Question

The energy required to ionize a hydrogen-like ion in its ground state is $9$ Rydbergs. What is the wavelength of the radiation emitted when the electron in this ion jumps from the second excited state to the ground state?

• A. 8.6
• B. 11.4
• C. 24.2
• D. 35.8

Answer 1

The correct option is B

11.4

Step 1: Given data:

1. Ionization energy = $9Rydbergs$.
2. $1Rydbergs=13.6\mathrm{eV}$

Step 2: Formula used:

Ionization energy $=R{Z}^2$……(1)

According to Bohr's theory, the wavelength can be calculated as,

$\frac{1}{\lambda }=R{Z}^2(\frac{1}{{n_1}^2}-\frac{1}{{n_2}^2})$
(Where $R$ is Rydberg constant having value $1.0973\times {10}^7{m}^{-1}$,$Z$ is the charge of the nucleus, $n_1,n_2$ are ground and second exciting states respectively.)

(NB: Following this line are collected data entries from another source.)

# hherlyng/knp-emi-cgx

Hardware: AMD Instinct MI355X
Metric: MDoF/s per implicit timestep (assembly+GMRES) (higher is better)
Workload: dtype f64

## Files before the change

include/knpemi_hip.h:

```cpp
#ifndef KNPEMI_HIP_H
#define KNPEMI_HIP_H

#include <stdint.h>

#ifdef __cplusplus
extern "C" {
#endif

#define KNP_MAX_IONS 3
#define KNP_MAX_AUX 8
#define KNP_DIAG_MAX_CONSTS 64
#define KNP_MAX_PROG_REGS 48
#define KNP_STATE_MAX_INSTR 768
#define KNP_STATE_MAX_CONSTS 128
#define KNP_MAX_AMG_LEVELS 16
#define KNP_FUNCTIONAL_MAX_Q 125

#define KNP_OK 0
#define KNP_E_ARG (-1)
#define KNP_E_HIP (-2)
#define KNP_E_STATE (-3)
#define KNP_E_ALLOC (-4)
#define KNP_E_MESH (-5)

// ... 222 lines not shown
                         double rhs_scale, double* b);
int knp_emi_pc_setup(knp_ctx* ctx, int32_t kind);
int knp_emi_pc_apply(knp_ctx* ctx, const double* r, double* z);
int knp_emi_cg_solve(knp_ctx* ctx, const double* b, double* x, double rtol, double atol, int32_t max_it, int32_t norm_type,
                     int32_t* its, double* rnorm, int32_t* reason);
int knp_emi_update(knp_ctx* ctx, const double* x, double* phi_i, double* phi_e, double* phi_m);

int knp_timer_mark(knp_ctx* ctx, int32_t join_assembly);
int knp_timer_read(knp_ctx* ctx, int32_t capacity, double* seconds , int32_t* n_intervals);
int knp_timer_pending(const knp_ctx* ctx);
int knp_profile_enable(knp_ctx* ctx, int32_t class_mask);
int knp_profile_get(knp_ctx* ctx, int32_t cls, double* ms, int64_t* launches);
int knp_profile_reset(knp_ctx* ctx);
enum { KNP_ST_BNORM = 0 , KNP_ST_ALLREDUCE = 1 ,
       KNP_ST_HALO = 2 , KNP_ST_READBACK = 3 ,
       KNP_ST_FUSED = 4 ,
       KNP_ST_NORM_FALLBACK = 5 ,
       KNP_ST_BLOCKED = 6 ,
       KNP_ST_FUSED_LEVELS = 7 ,
       KNP_ST_FUSED_DOTS = 8 ,
       KNP_ST_SPMV_DOTS = 9 ,
       KNP_ST_FUSED_TAILS = 10 ,
       KNP_ST_KNOD_SKIPS = 11 ,
       KNP_ST_COUNT = 12 };
int knp_get_stats(const knp_ctx* ctx, double* out );
int knp_get_traffic_model(const knp_ctx* ctx, double* out );
enum { KNP_LI_ASM_VARIANT = 0 ,
       KNP_LI_ASM_STAGE = 1 ,
       KNP_LI_ASM_DMAX = 2 ,
       KNP_LI_ASM_GROUP = 3, KNP_LI_SPMV_GROUP = 4, KNP_LI_PC_GROUP = 5 ,
       KNP_LI_MAX_NODE_CELLS = 6 ,
       KNP_LI_MAX_NODE_PAIRS = 7 ,
       KNP_LI_SPMV_UNROLL = 8 ,
       KNP_LI_SPMV_MK = 9 ,
       KNP_LI_COUNT = 10 };
int knp_get_launch_info(const knp_ctx* ctx, int32_t* out , int n);
enum { KNP_AI_A_LANES = 0, KNP_AI_P_LANES = 1, KNP_AI_R_LANES = 2, KNP_AI_S_LANES = 3, KNP_AI_RT_LANES = 4, KNP_AI_U_LANES = 5,
       KNP_AI_BA_LANES = 6, KNP_AI_BR_LANES = 7, KNP_AI_BS_LANES = 8, KNP_AI_BRT_LANES = 9, KNP_AI_BU_LANES = 10,
       KNP_AI_P_N_ACT = 11, KNP_AI_S_N_ACT = 12 ,
       KNP_AI_LFUSED = 13 ,
       KNP_AI_N = 14, KNP_AI_N_COARSE = 15, KNP_AI_FP32 = 16 ,
       KNP_AI_H_FUSED = 17, KNP_AI_H_BLOCKED = 18, KNP_AI_H_CFUSED = 19, KNP_AI_H_L0_FUSED = 20 ,
       KNP_AI_H_NC = 21 ,
       KNP_AI_H_CINV_F32 = 22 ,
       KNP_AI_COUNT = 23 };
int knp_amg_get_level_info(const knp_ctx* ctx, int32_t hier, int32_t level, int32_t* out , int n);

// ... 5 lines not shown
```

knp-emi-cgx_amd/cgx_hip/backend.py:

```python
from __future__ import annotations

import ctypes as C
import os

import numpy as np
import torch

from . import _lib
from ._lib import Fields, FieldsOut, KnpError, MeshDesc
from .parallel import HaloPlan, all_reduce_sum_, guarded


class _CAI:

    def __init__(self, ptr, n):
        self.__cuda_array_interface__ = {"shape": (int(n),), "typestr": "<f8", "data": (int(ptr), False),
                                         "version": 2, "strides": None}


def _f64(a):
    return a.ctypes.data_as(_lib.f64p)


def _i32(a):
# ... 665 lines not shown
    def timer_pending(self):
        return int(self.lib.knp_timer_pending(self.ctx))

    def timer_read(self):
        n = self.timer_pending()
        if n < 2:
            if n:
                out = (C.c_double * 1)()
                k = C.c_int32()
                self.check(self.lib.knp_timer_read(self.ctx, 1, out, C.byref(k)))
            return np.zeros(0)
        out = (C.c_double * n)()
        k = C.c_int32()
        self.check(self.lib.knp_timer_read(self.ctx, n, out, C.byref(k)))
        return np.array(out[:k.value], dtype=np.float64)

    def profile_enable(self, mask=0x1f):
        self.check(self.lib.knp_profile_enable(self.ctx, int(mask)))

    def profile_reset(self):
        self.check(self.lib.knp_profile_reset(self.ctx))

    def stats(self):
        out = (C.c_double * 12)()
        self.check(self.lib.knp_get_stats(self.ctx, out))
        return {"bnorm": out[0], "allreduces": int(out[1]), "halos": int(out[2]), "readbacks": int(out[3]), "fused": int(out[4]),
                "norm_fallbacks": int(out[5]), "blocked": int(out[6]), "fused_levels": int(out[7]),
                "fused_dots": int(out[8]), "spmv_dots": int(out[9]), "fused_tails": int(out[10]), "knod_skips": int(out[11])}

    def nodal_conc(self):
        out = np.empty((self.n_nodes, 4), dtype=np.float64)
        self.check(self.lib.knp_get_nodal_conc(self.ctx, _f64(out)))
        return out

    def traffic_model(self):
        out = (C.c_double * 5)()
        self.check(self.lib.knp_get_traffic_model(self.ctx, out))
        return {"spmv": out[0], "pc": out[1], "assembly_matrix": out[2], "assembly_rhs": out[3], "vector": out[4]}

    def launch_info(self):
        names = ["asm_variant", "asm_stage", "asm_dmax", "asm_group", "spmv_group", "pc_group", "max_node_cells", "max_node_pairs",
                 "spmv_unroll", "spmv_mk"]
        out = (C.c_int32 * len(names))()
        self.check(self.lib.knp_get_launch_info(self.ctx, out, len(names)))
        return dict(zip(names, (int(v) for v in out)))

    AMG_LEVEL_INFO = ["A_lanes", "P_lanes", "R_lanes", "S_lanes", "Rt_lanes", "U_lanes", "bA_lanes", "bR_lanes", "bS_lanes", "bRt_lanes",
                      "bU_lanes", "P_n_act", "S_n_act", "lfused", "n", "n_coarse", "fp32", "fused", "blocked", "cfused", "l0_fused", "nc", "cinv_f32"]

    def amg_level_info(self, hier, level):
        out = (C.c_int32 * len(self.AMG_LEVEL_INFO))()
# ... 13 lines not shown
```

knp-emi-cgx_amd/csrc/knp_internal.hpp:

```cpp
#pragma once
#include <hip/hip_runtime.h>

#include <cstdint>
#include <string>
#include <vector>

#include "knpemi_hip.h"

#define KNP_NPROF 5

struct KnpHostGraph {
    int dim = 0, nv1 = 0;
    int n_v = 0, n_v_owned = 0, n_c = 0, n_c_owned = 0, n_g = 0, n_q = 0;
    int n_nodes = 0, n_nodes_owned = 0;
    std::vector<int32_t> node_i, node_e;
    std::vector<int32_t> node_vertex;
    std::vector<uint8_t> node_side;
    std::vector<int32_t> pair_ptr;
    std::vector<int32_t> pair_col;
    std::vector<int32_t> pair_row;
    std::vector<double> pair_M, pair_K;
    std::vector<int32_t> contrib_ptr;
    std::vector<int32_t> contrib_cell;
    std::vector<double> contrib_k;
// ... 330 lines not shown
    void* comm_user = nullptr;
    KnpP2P* p2p = nullptr;
    int p2p_fine = -1;
    int p2p_red = -1;
    bool hook_allreduce() const { return allreduce && p2p_red < 0; }
    int comm_rc = 0;
    int n_int = 0, n_bnd = 0;
    int32_t *d_nodes_int = nullptr, *d_nodes_bnd = nullptr;
    hipStream_t stream3 = nullptr;
    hipEvent_t ev_x = nullptr, ev_halo = nullptr;
    hipStream_t stream2 = nullptr;
    hipEvent_t ev_fork = nullptr, ev_join = nullptr;
    KnpSidePrep prep;
    bool side_ws = false;
    double *d_t2_s = nullptr, *d_w2_s = nullptr, *d_wb = nullptr, *d_partial_s = nullptr;
    hipStream_t stream_asm = nullptr;
    hipEvent_t ev_fork_asm = nullptr, ev_asm = nullptr;
    bool asm_pending = false;
    double last_bnorm = 0.0;
    int64_t n_allreduce = 0, n_halo = 0, n_readback = 0;
    int64_t n_fused_dots = 0;
    int64_t n_spmv_dots = 0;
    int fused_tail = 1;
    int update_early = 1;
    bool tail_ok = false;
    bool have_tail_target = false;
    knp_fields_out tail_target = {};
    const double* tail_x = nullptr;
    bool fields_current = false, knod_current = false, fields_promise = false;
    bool knod_skipped = false;
    int64_t n_fused_tail = 0;
    int64_t n_knod_skip = 0;
    std::vector<hipEvent_t> tm_events;
    size_t tm_used = 0;
    KnpDiagMap diag_cells, diag_facets;
    KnpDiagMap diag_flux;
    double2* d_flux_rec = nullptr;
    KnpDiagMap diag_phim;
    int32_t* diag_code = nullptr;
    int diag_n_instr = 0, diag_n_regs = 0, diag_n_consts = 0;
    double diag_consts[KNP_DIAG_MAX_CONSTS] = {};
    bool diag_prog = false;
    KnpEmi emi;
    KnpStates states;
    std::vector<KnpSamplePlan> sample_plans;
    std::vector<KnpFunctional> functionals;
// ... 11 lines not shown
```
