# huggingface/distil-whisper

Measured on AMD Instinct MI355X. Metric: training audio-seconds/s (distil-large-v3 student, 30 s clips), higher is better.
Workload: dtype bf16

## Files before the change

### distil_whisper_amd/build.py

```python
import os
import subprocess
import sys

HERE = os.path.dirname(os.path.abspath(__file__))
CSRC = os.path.join(HERE, "csrc")
LIB = os.path.join(HERE, "libdwamd.so")
SOURCES = ["gemm.hip", "gemm_tile256.hip", "gemm_tile128.hip", "gemm_wp8_nn.hip", "gemm_wp8_nt.hip", "gemm_wp8_m320.hip", "gemm_wp8_m128.hip",
           "gemm_wp16_nn.hip", "gemm_wp16_tt.hip", "gemm_wp16_small.hip", "gemm_skinny.hip", "attention.hip", "norm.hip", "loss.hip", "logmel.hip", "elementwise.hip", "optim.hip", "decode.hip"]
FLAGS = ["--offload-arch=gfx950", "-O3", "-std=c++17", "-fPIC", "-ffp-contract=fast", "-munsafe-fp-atomics"]


def kernels_sha16() -> str:
    import hashlib
    h = hashlib.sha256()
    files = sorted(os.path.join(CSRC, f) for f in os.listdir(CSRC) if f.endswith((".hip", ".h")))
    files.append(os.path.join(HERE, "..", "include", "dwamd.h"))
    for f in files:
        h.update(os.path.basename(f).encode())
        with open(f, "rb") as fh:
            h.update(fh.read())
    return h.hexdigest()[:16]


def _stale(obj, deps):
    if not os.path.exists(obj):
        return True
    t = os.path.getmtime(obj)
    return any(os.path.getmtime(d) > t for d in deps)


def build(force: bool = False, verbose: bool = False) -> str:
    hipcc = os.environ.get("HIPCC", "/opt/rocm/bin/hipcc")
    objdir = os.path.join(HERE, "build")
    os.makedirs(objdir, exist_ok=True)
    headers = [os.path.join(CSRC, "common.h"), os.path.join(CSRC, "gemm_common.h"), os.path.join(CSRC, "gemm_kernel.h"), os.path.join(CSRC, "gemm_wp.h"), os.path.join(CSRC, "gemm_wp16.h"),
               os.path.join(HERE, "..", "include", "dwamd.h")]
    objs, procs = [], []
    flags = FLAGS + (["-DDW_ABLATE"] if os.environ.get("DW_ABLATE") else [])
    flags += os.environ.get("DW_EXTRA_FLAGS", "").split()
    for src in SOURCES:
        s = os.path.join(CSRC, src)
        o = os.path.join(objdir, src.replace(".hip", ".o"))
        objs.append(o)
        if force or _stale(o, [s] + headers):
            cmd = [hipcc] + flags + ["-c", s, "-o", o]
            if verbose:
                print(" ".join(cmd))
            procs.append((src, subprocess.Popen(cmd, stdout=subprocess.PIPE, stderr=subprocess.STDOUT)))
    for src, p in procs:
        out, _ = p.communicate()
        if p.returncode != 0:
            sys.stderr.write(out.decode())
            raise RuntimeError(f"hipcc failed on {src}")
    if force or procs or _stale(LIB, objs):
        cmd = [hipcc, "--offload-arch=gfx950", "-shared", "-fPIC", "-o", LIB] + objs
        subprocess.check_call(cmd)
    return LIB



if __name__ == "__main__":
    print(build(force="--force" in sys.argv, verbose=True))
```

### distil_whisper_amd/csrc/gemm.hip

```cpp
#include "gemm_common.h"
#include <mutex>
#include <unordered_map>

bool dw_gemm_skinny_ok(const GemmP& p, int trans_a, int trans_b);
int dw_gemm_skinny_launch(const GemmP& p, hipStream_t s);
int dw_gemm_tile256_launch(const GemmP& p, int ta, int tb, hipStream_t s);
int dw_gemm_tile128_launch(const GemmP& p, int ta, int tb, hipStream_t s);
int dw_gemm_wp8_nn_launch(const GemmP& p, hipStream_t s);
int dw_gemm_wp8_nt_launch(const GemmP& p, hipStream_t s);
int dw_gemm_wp8_nn320_launch(const GemmP& p, hipStream_t s);
int dw_gemm_wp8_nt320_launch(const GemmP& p, hipStream_t s);
int dw_gemm_wp8_nn128_launch(const GemmP& p, hipStream_t s);
int dw_gemm_wp8_nt128_launch(const GemmP& p, hipStream_t s);
int dw_gemm_wp16_nn_launch(const GemmP& p, hipStream_t s);
int dw_gemm_wp16_tt_launch(const GemmP& p, hipStream_t s);
int dw_gemm_wp16_nn_small_launch(const GemmP& p, hipStream_t s);
int dw_gemm_wp16_nt_small_launch(const GemmP& p, hipStream_t s);

extern int g_attn_bwd_stage;
extern int g_attn_decode;
extern int g_attn_ablate;
extern int g_attn_fwd_waves;
extern int g_attn_fwd_pipe;
extern int g_attn_plain_order;
extern int g_attn_defer;
extern int g_attn_bwd_waves;
extern int g_logmel_mfma;
extern int g_decode_fuse_off;
extern int g_skinny_wide;
extern int g_ln_variant;
enum { GEMM_RULE = 0,
       GEMM_REFERENCE = 1,
       GEMM_FORCE_320 = 2 };
static int g_gemm_mode = GEMM_RULE;
int g_gemm_strip = 0;
int g_gemm_cus = 256;
static int g_gemm_stage_next = 1;
static int g_gemm_dynamic = 1;
static int g_gemm_small_m = 1;
static int g_gemm_row_tail = 1;

static int* gemm_sched_slot(hipStream_t s) {
    static std::mutex mu;
    static std::unordered_map<hipStream_t, int*> slots;
    std::lock_guard<std::mutex> lock(mu);
    auto it = slots.find(s);
    if (it != slots.end()) return it->second;
    hipStreamCaptureStatus st = hipStreamCaptureStatusNone;
    if (hipStreamIsCapturing(s, &st) != hipSuccess || st != hipStreamCaptureStatusNone) { (void)hipGetLastError(); return nullptr; }
    int* ptr = nullptr;
    if (hipMalloc((void**)&ptr, 64) != hipSuccess || hipMemsetAsync(ptr, 0, 64, s) != hipSuccess) { (void)hipGetLastError(); return nullptr; }
    slots[s] = ptr;
    return ptr;
}
int g_gemm_strip_budget = 4;
extern "C" int dw_debug_set(int key, int value) {
    if (key == 0) { if (value < GEMM_RULE || value > GEMM_FORCE_320) return DW_EINVAL; g_gemm_mode = value; return DW_OK; }
    if (key == 1) { g_gemm_strip = value; return DW_OK; }
    if (key == 3) { g_attn_bwd_stage = value; return DW_OK; }
    if (key == 4) { g_attn_decode = value; return DW_OK; }
    if (key == 5) { g_logmel_mfma = value; return DW_OK; }
    if (key == 6) { g_gemm_strip_budget = value; return DW_OK; }
    if (key == 7) { g_decode_fuse_off = value; return DW_OK; }
    if (key == 8) { g_skinny_wide = value; return DW_OK; }
    if (key == 10) { g_gemm_dynamic = value; return DW_OK; }
    if (key == 11) { g_gemm_stage_next = value; return DW_OK; }
    if (key == 17) { g_attn_bwd_waves = value; return DW_OK; }
    if (key == 21) { g_ln_variant = value; return DW_OK; }
    if (key == 22) { g_gemm_row_tail = value; return DW_OK; }
    if (key == 25) { if (value < 0 || value > 1) return DW_EINVAL; g_gemm_small_m = value; return DW_OK; }
    if (key == 26) { g_attn_fwd_pipe = value; return DW_OK; }
    if (key == 18) { g_attn_plain_order = value; return DW_OK; }
    if (key == 23) { if (value < 0 || value > 64) return DW_EINVAL; g_attn_defer = value; return DW_OK; }
    if (key == 16) { g_attn_fwd_waves = value; return DW_OK; }
    if (key == 15) { g_attn_ablate = value; return DW_OK; }
    if (key == 9) { if (value < 8 || value > 256 || (value & 7)) return DW_EINVAL; g_gemm_cus = value; return DW_OK; }
    return DW_EINVAL;
}

__global__ __launch_bounds__(256) void reduce_slices_kernel(const float* part, long stride, int slices, float* out,
                                                            long n, int accumulate) {
    const long i = ((long)blockIdx.x * 256 + threadIdx.x) * 4;
    if (i >= n) return;
    f32x4 acc = accumulate ? *(const f32x4*)(out + i) : f32x4{0.f, 0.f, 0.f, 0.f};
    for (int s = 0; s < slices; ++s) {
        const f32x4 v = *(const f32x4*)(part + s * stride + i);
#pragma unroll
        for (int e = 0; e < 4; ++e) acc[e] += v[e];
    }
    *(f32x4*)(out + i) = acc;
}

extern "C" int dw_reduce_slices(const float* part, int64_t stride, int slices, float* out, int64_t n, int accumulate,
                                void* stream) {
    DW_CLEAR_ERR();
    if (!part || !out || slices < 1 || n <= 0 || (n & 3) || (stride & 3) || ((uintptr_t)part & 15) ||
        ((uintptr_t)out & 15))
        return DW_EINVAL;
    hipLaunchKernelGGL(reduce_slices_kernel, dim3((n / 4 + 255) / 256), dim3(256), 0, (hipStream_t)stream, part,
                       (long)stride, slices, out, (long)n, accumulate);
    DW_CHECK_LAUNCH();
    return DW_OK;
}

__global__ __launch_bounds__(256) void reduce_slices_ld_kernel(const float* part, long slice_stride, long ld_part, int slices,
                                                               float* out, long ld_out, int rows, int cols4, int accumulate) {
    const long i = (long)blockIdx.x * 256 + threadIdx.x;
    if (i >= (long)rows * cols4) return;
    const int r = (int)(i / cols4), c = (int)(i - (long)r * cols4) * 4;
    float* o = out + (long)r * ld_out + c;
    f32x4 acc = accumulate ? *(const f32x4*)o : f32x4{0.f, 0.f, 0.f, 0.f};
    const float* src = part + (long)r * ld_part + c;
    for (int s = 0; s < slices; ++s) {
        const f32x4 v = *(const f32x4*)(src + s * slice_stride);
#pragma unroll
        for (int e = 0; e < 4; ++e) acc[e] += v[e];
    }
    *(f32x4*)o = acc;
}
extern "C" int dw_reduce_slices_ld(const float* part, int64_t slice_stride, int64_t ld_part, int slices, float* out, int64_t ld_out,
                                   int rows, int cols, int accumulate, void* stream) {
    DW_CLEAR_ERR();
    if (!part || !out || slices < 1 || rows <= 0 || cols <= 0 || (cols & 3) || (ld_part & 3) || (ld_out & 3) || (slice_stride & 3) ||
        ld_part < cols || ld_out < cols || ((uintptr_t)part & 15) || ((uintptr_t)out & 15))
        return DW_EINVAL;
    const long n = (long)rows * (cols / 4);
    hipLaunchKernelGGL(reduce_slices_ld_kernel, dim3((n + 255) / 256), dim3(256), 0, (hipStream_t)stream, part, (long)slice_stride,
                       (long)ld_part, slices, out, (long)ld_out, rows, cols / 4, accumulate);
    DW_CHECK_LAUNCH();
    return DW_OK;
}

enum GemmKernel {
    K_SKINNY,
    K_TILE128,
    K_TILE256,
    K_WP8_M128,
    K_WP16_SMALL,
    K_WP8_320,
    K_WP16_NN,
    K_WP8_NN,
    K_WP8_NT,
    K_WP16_TT,
};

static GemmKernel gemm_choose(const DwGemm* g, const GemmP& p) {
    const bool ta = g->trans_a, tb = g->trans_b, nn = !ta && !tb;
    const bool one_slice = p.split_k == 1 && !p.atomic;
    const bool ref = g_gemm_mode == GEMM_REFERENCE;
    const bool res_f32 = g->r && g->r_dtype == DW_F32 && g->c_dtype == DW_F32;
    const long cus = g_gemm_cus, tn = (g->n + 255) / 256;
    const long t256 = (long)((g->m + 255) / 256) * tn;
    const bool fits320 = !ta && one_slice && g->m % 320 == 0 && g->n % 256 == 0;
    int tile = g->tile;
    if ((tile == 0 || tile == 16) && dw_gemm_skinny_ok(p, ta, tb)) return K_SKINNY;
    bool one_round_320 = false, small_m_256 = false;
    if (tile != 128 && tile != 256) {
        tile = t256 >= 512 ? 256 : 128;
        if (tile == 128 && !ref && g_gemm_small_m && !ta && one_slice) {
            const long r128 = (((long)(g->m + 127) / 128) * tn + cus - 1) / cus;
            const long r256 = (t256 + cus - 1) / cus;
            const long r320 = fits320 ? ((long)(g->m / 320) * tn + cus - 1) / cus : 0;
            const long c128 = r128 * 100, c256 = r256 * 165, c320 = fits320 ? r320 * 205 : (1L << 40);
            if (c320 <= c128 && c320 <= c256) { tile = 256; one_round_320 = true; }
            else if (c256 <= c128) { tile = 256; small_m_256 = true; }
            else return K_WP8_M128;
        }
    }
    if (tile == 256 && g->tile != 256 && nn && res_f32 && g->k <= 1024 && one_slice) tile = 128;
    if (tile == 128) return K_TILE128;
    const long spanA = ta ? (long)g->k * g->lda * 2 : 256L * g->lda * 2 + (long)g->k * 2;
    const long spanB = tb ? (long)g->k * g->ldb * 2 : 256L * g->ldb * 2 + (long)g->k * 2;
    if (ref || spanA >= 0x7fffffffL || spanB >= 0x7fffffffL) return K_TILE256;
    if (small_m_256) return K_WP16_SMALL;
    if (fits320 && (one_round_320 || g_gemm_mode == GEMM_FORCE_320)) return K_WP8_320;
    if (nn && g->k <= 2560 && g->n >= 3840 && !g->r && !g->z_out && !g->zgrad_in && g->c_dtype != DW_F32) return K_WP16_NN;
    if (fits320) {
        const long r256 = (((g->m + 255) / 256) * tn + cus - 1) / cus * 4;
        const long r320 = ((g->m / 320) * tn + cus - 1) / cus * 5;
        if (tb ? r320 < r256 && !g->zgrad_in : r320 <= r256) return K_WP8_320;
    }
    if (nn) return res_f32 && g->k <= 2560 ? K_TILE256 : K_WP8_NN;
    if (!ta) return K_WP8_NT;
    if (tb) return K_WP16_TT;
    return K_TILE256;
}
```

Step 3: Calculation of wavelength of an electron,

Ionization energy will be calculated using the formula

$\begin{array}{rcl}9R& =& R{Z}^2\\ Z& =& \sqrt{9}\\ Z& =& 3\end{array}$

Using Bohr's equation, the wavelength can be calculated as-

$\frac{1}{\lambda }=R{Z}^2(\frac{1}{{n_1}^2}-\frac{1}{{n_2}^2})$

$n_1=1$ and $n_2=3$

Putting the known values,

$$\begin{gathered} \frac{1}{\lambda }=R\left(3^2\right)(\frac{1}{1^2}-\frac{1}{3^2}) \\ \frac{1}{\lambda }=R\times 9\times \frac{8}{9} \\ \lambda =\frac{1}{8R} \\ \lambda =\frac{1}{8\times 1.0973\times {10}^7} \\ \lambda =11.4\mathrm{nm} \end{gathered}$$

The wavelength of an electron will be $\lambda =11.4nm$

Hence, option B is the correct answer.